WORK INSTRUCTION: What is needed is every line of the data that includes the word "assert". Please copy each one.

INFORMATION SUPPLIED:
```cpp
template <int VPT>
__global__ __launch_bounds__(256) void ce_kernel(__bf16* __restrict__ logits, long long ld,
                                                 const long long* __restrict__ labels, int V,
                                                 float grad_scale, float* __restrict__ row_loss,
                                                 int* __restrict__ row_correct, int write_grad) {
  __shared__ float sm[4];
  __shared__ int si[4];
  __shared__ float bc[2];
  const int r = blockIdx.x, tid = threadIdx.x, lane = tid & 63, wave = tid >> 6;
  bf16x8* row = reinterpret_cast<bf16x8*>(logits + (long long)r * ld);
  const int nch = V >> 3;
  float v[VPT][8];
  float mx = -INFINITY;
  int amax = 0x7fffffff;
#pragma unroll
  for (int c = 0; c < VPT; ++c) {
    const int i = tid + c * 256;
    if (i < nch) {
      const bf16x8 t = row[i];
#pragma unroll
// ... 57 lines not shown
        }
        row[i] = o;
      }
    }
  }
}

__global__ __launch_bounds__(256) void ce_reduce_kernel(const float* __restrict__ row_loss,
                                                        const int* __restrict__ row_correct, int M,
                                                        float* __restrict__ out) {
  __shared__ double sd[4];
  __shared__ int sc[4];
  double s = 0.0;
  int c = 0;
  for (int i = threadIdx.x; i < M; i += 256) { s += (double)row_loss[i]; c += row_correct[i]; }
  for (int o = 32; o > 0; o >>= 1) { s += __shfl_xor(s, o); c += __shfl_xor(c, o); }
  if ((threadIdx.x & 63) == 0) { sd[threadIdx.x >> 6] = s; sc[threadIdx.x >> 6] = c; }
  __syncthreads();
  if (threadIdx.x == 0) {
    const double t = (sd[0] + sd[1]) + (sd[2] + sd[3]);
    const int k = sc[0] + sc[1] + sc[2] + sc[3];
    out[0] = (float)(t / (double)M);
    out[1] = (float)k / (float)M;
  }
}

}

template <int MAXN, class F>
void dispatch_width(int D, F&& f) {
  const int nch = cdiv(D / 4, 64);
  const bool full = D % 256 == 0;
  const auto either = [&](auto N) { if (full) f(N, std::true_type{}); else f(N, std::false_type{}); };
  if (nch <= 1) either(std::integral_constant<int, 1>{});
  else if (nch <= 2) either(std::integral_constant<int, 2>{});
  else if (nch <= 3) either(std::integral_constant<int, 3>{});
  else if (MAXN == 4 || nch <= 4) either(std::integral_constant<int, 4>{});
  else if constexpr (MAXN == 8) {
    if (nch == 5 && full) f(std::integral_constant<int, 5>{}, std::true_type{});
    else if (nch == 8 && full) f(std::integral_constant<int, 8>{}, std::true_type{});
    else f(std::integral_constant<int, 8>{}, std::false_type{});
  }
}

extern "C" int memhip_layernorm_fwd(const float* x, int64_t ldx, const int32_t* row_idx, int R, int D,
                                    const float* gamma, const float* beta, float eps, void* y,
// ... 50 lines not shown
  if (M == 0) return MEMHIP_OK;
  MEMHIP_REQUIRE(args->dx && b.dy, "branch_bwd: null pointer");
  MEMHIP_REQUIRE(b.y || !b.dgamma, "branch_bwd: dgamma needs y (or use memhip_layerscale_grad)");
  MEMHIP_REQUIRE(args->lddx % 4 == 0 && b.ldy % 4 == 0 && b.lddy % 4 == 0, "branch_bwd: ld must be a multiple of 4");
  MEMHIP_REQUIRE(D <= 64 * 4 * kBrMaxChunks, "branch_bwd: D=%d too large", D);
  int grid = cdiv(M, 4);
  if (grid > 1024) grid = 1024;
  dispatch_width<kBrMaxChunks>(D, [&](auto N, auto F) {
    dispatch_bool(b.y, [&](auto Y) {
      if (b.dropout) branch_bwd_launch<decltype(N)::value, decltype(F)::value, decltype(Y)::value>(*args, grid, stream, drop_params(*b.dropout));
      else branch_bwd_launch<decltype(N)::value, decltype(F)::value, decltype(Y)::value>(*args, grid, stream);
      return 0;
    });
  });
  return check_launch("branch_bwd");
}

extern "C" int memhip_embed_bwd(const float* dx, int64_t lddx, const uint8_t* mask, int B, int L, int D,
                                void* dy, int64_t lddy, float* dcls, float* dmask_token,
                                memhip_stream_t stream) {
  MEMHIP_REQUIRE(B >= 0 && L > 0 && D > 0 && D % 4 == 0, "embed_bwd: bad shape");
  if (B == 0) return MEMHIP_OK;
  MEMHIP_REQUIRE(dx && mask && dy && dcls && dmask_token, "embed_bwd: null pointer");
  hipLaunchKernelGGL(embed_bwd_kernel, dim3(B < 128 ? B : 128), dim3(256), 0, as_stream(stream), dx, (long long)lddx, mask, B,
                     L, D, (__bf16*)dy, (long long)lddy, dcls, dmask_token);
  return check_launch("embed_bwd");
}

extern "C" int memhip_cross_entropy(void* logits, int64_t ld, const int64_t* labels, int M, int V,
                                    float grad_scale, float* row_loss, int32_t* row_correct,
                                    int write_grad, float* out2, memhip_stream_t stream) {
  MEMHIP_REQUIRE(M >= 0 && V > 0 && V % 8 == 0 && V <= 256 * 8 * 8, "cross_entropy: V=%d unsupported", V);
  if (M == 0) return MEMHIP_OK;
  MEMHIP_REQUIRE(logits && labels && row_loss && row_correct && out2, "cross_entropy: null pointer");
  MEMHIP_REQUIRE(ld % 8 == 0, "cross_entropy: ld must be a multiple of 8");
  hipStream_t s = as_stream(stream);
  const int nch = V / 8, vpt = cdiv(nch, 256);
  __bf16* lg = (__bf16*)logits;
  const long long* lab = (const long long*)labels;
#define CE_LAUNCH(N) hipLaunchKernelGGL(ce_kernel<N>, dim3(M), dim3(256), 0, s, lg, (long long)ld, lab, V, \
                                        grad_scale, row_loss, row_correct, write_grad)
  if (vpt <= 1) CE_LAUNCH(1);
  else if (vpt <= 2) CE_LAUNCH(2);
  else if (vpt <= 4) CE_LAUNCH(4);
  else CE_LAUNCH(8);
#undef CE_LAUNCH
  hipLaunchKernelGGL(ce_reduce_kernel, dim3(1), dim3(256), 0, s, row_loss, row_correct, M, out2);
  return check_launch("cross_entropy");
}

template <int NCH, bool FULL, bool HAS_Y, class... Drop>
static void ln_bwd_branch_launch(const memhip_ln_bwd_branch_args_t& a, int grid, memhip_stream_t stream, Drop... drop) {
  const memhip_branch_t& b = a.branch;
  hipLaunchKernelGGL((ln_bwd_branch_kernel<NCH, FULL, HAS_Y, Drop...>), dim3(grid), dim3(256), (size_t)16 * a.D * sizeof(float),
                     as_stream(stream), (const __bf16*)a.dy, (long long)a.lddy, a.x, (long long)a.ldx, a.R, a.D, a.gamma, a.mean,
                     a.rstd, a.dres, (long long)a.lddres, a.dgamma, a.dbeta, (const __bf16*)b.y, (long long)b.ldy, b.gamma,
                     b.rowmask, b.keep_prob, b.rows_per_sample > 0 ? b.rows_per_sample : 1, (__bf16*)b.dy, (long long)b.lddy,
                     b.dgamma, b.dbias, (const int*)a.in_map, (const int*)b.out_map, drop...);
}

extern "C" int memhip_layernorm_bwd_branch(const memhip_ln_bwd_branch_args_t* args, memhip_stream_t stream) {
  MEMHIP_REQUIRE(args, "layernorm_bwd_branch: null args");
  const memhip_ln_bwd_branch_args_t& a = *args;
  const memhip_branch_t& b = a.branch;
  const int R = a.R, D = a.D;
  MEMHIP_REQUIRE(R >= 0 && D > 0 && D % 4 == 0 && D <= 64 * 4 * 4, "layernorm_bwd_branch: D=%d unsupported (<= 1024)", D);
  MEMHIP_REQUIRE(!b.dropout || D % 8 == 0, "layernorm_bwd_branch_drop: D=%d must be a multiple of 8", D);
  MEMHIP_REQUIRE(!(a.in_map || b.out_map) || (!b.rowmask && !b.y && b.rows_per_sample > 0),
                 "layernorm_bwd_branch: sample maps exclude rowmask / y_branch");
  if (R == 0) return MEMHIP_OK;
  MEMHIP_REQUIRE(a.dy && a.x && a.gamma && a.mean && a.rstd && a.dres && a.dgamma && a.dbeta && b.dy,
// ... 34 lines not shown
```

### mem_amd/ops.py

```python
import ctypes as C

import torch

from ._lib import check, declare, f32, f64, i32, i64, lib, ptr, stream_ptr, sz, vp
from .vae_model import pack_convt_weight

EPI_BIAS_BF16, EPI_BIAS_GELU, EPI_RESIDUAL, EPI_DGELU, EPI_F32, EPI_PATCH_EMBED, EPI_BIAS_GELU_DG, EPI_MUL_AUX = range(8)
EPI_RESIDUAL_DROP = 8


class Dropout(C.Structure):
    _fields_ = [("key0", C.c_uint32), ("key1", C.c_uint32), ("site", C.c_uint32), ("thr", C.c_uint32), ("scale", f32),
                ("row0", i32)]


def dropout_params(key0, key1, site, p, row0=0):
    assert 0.0 <= p < 1.0, p
    return Dropout(int(key0) & 0xFFFFFFFF, int(key1) & 0xFFFFFFFF, int(site), int(round(p * 65536)), 1.0 / (1.0 - p), int(row0))


def with_row0(d, row0):
    return None if d is None else Dropout(d.key0, d.key1, d.site, d.thr, d.scale, int(row0))


# ... 260 lines not shown
        out = torch.empty((M,), dtype=torch.float32, device=logits.device)
    assert out.dtype == torch.float32 and out.numel() >= M
    check(lib.memhip_kl_uniform_rows(ptr(logits), _CONV_MODE[logits.dtype], logits.stride(0), M, N, ptr(out), stream_ptr()),
          "kl_uniform_rows")
    return out[:M]
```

SOLUTION TO THE EXERCISE:
    assert 0.0 <= p < 1.0, p
    assert out.dtype == torch.float32 and out.numel() >= M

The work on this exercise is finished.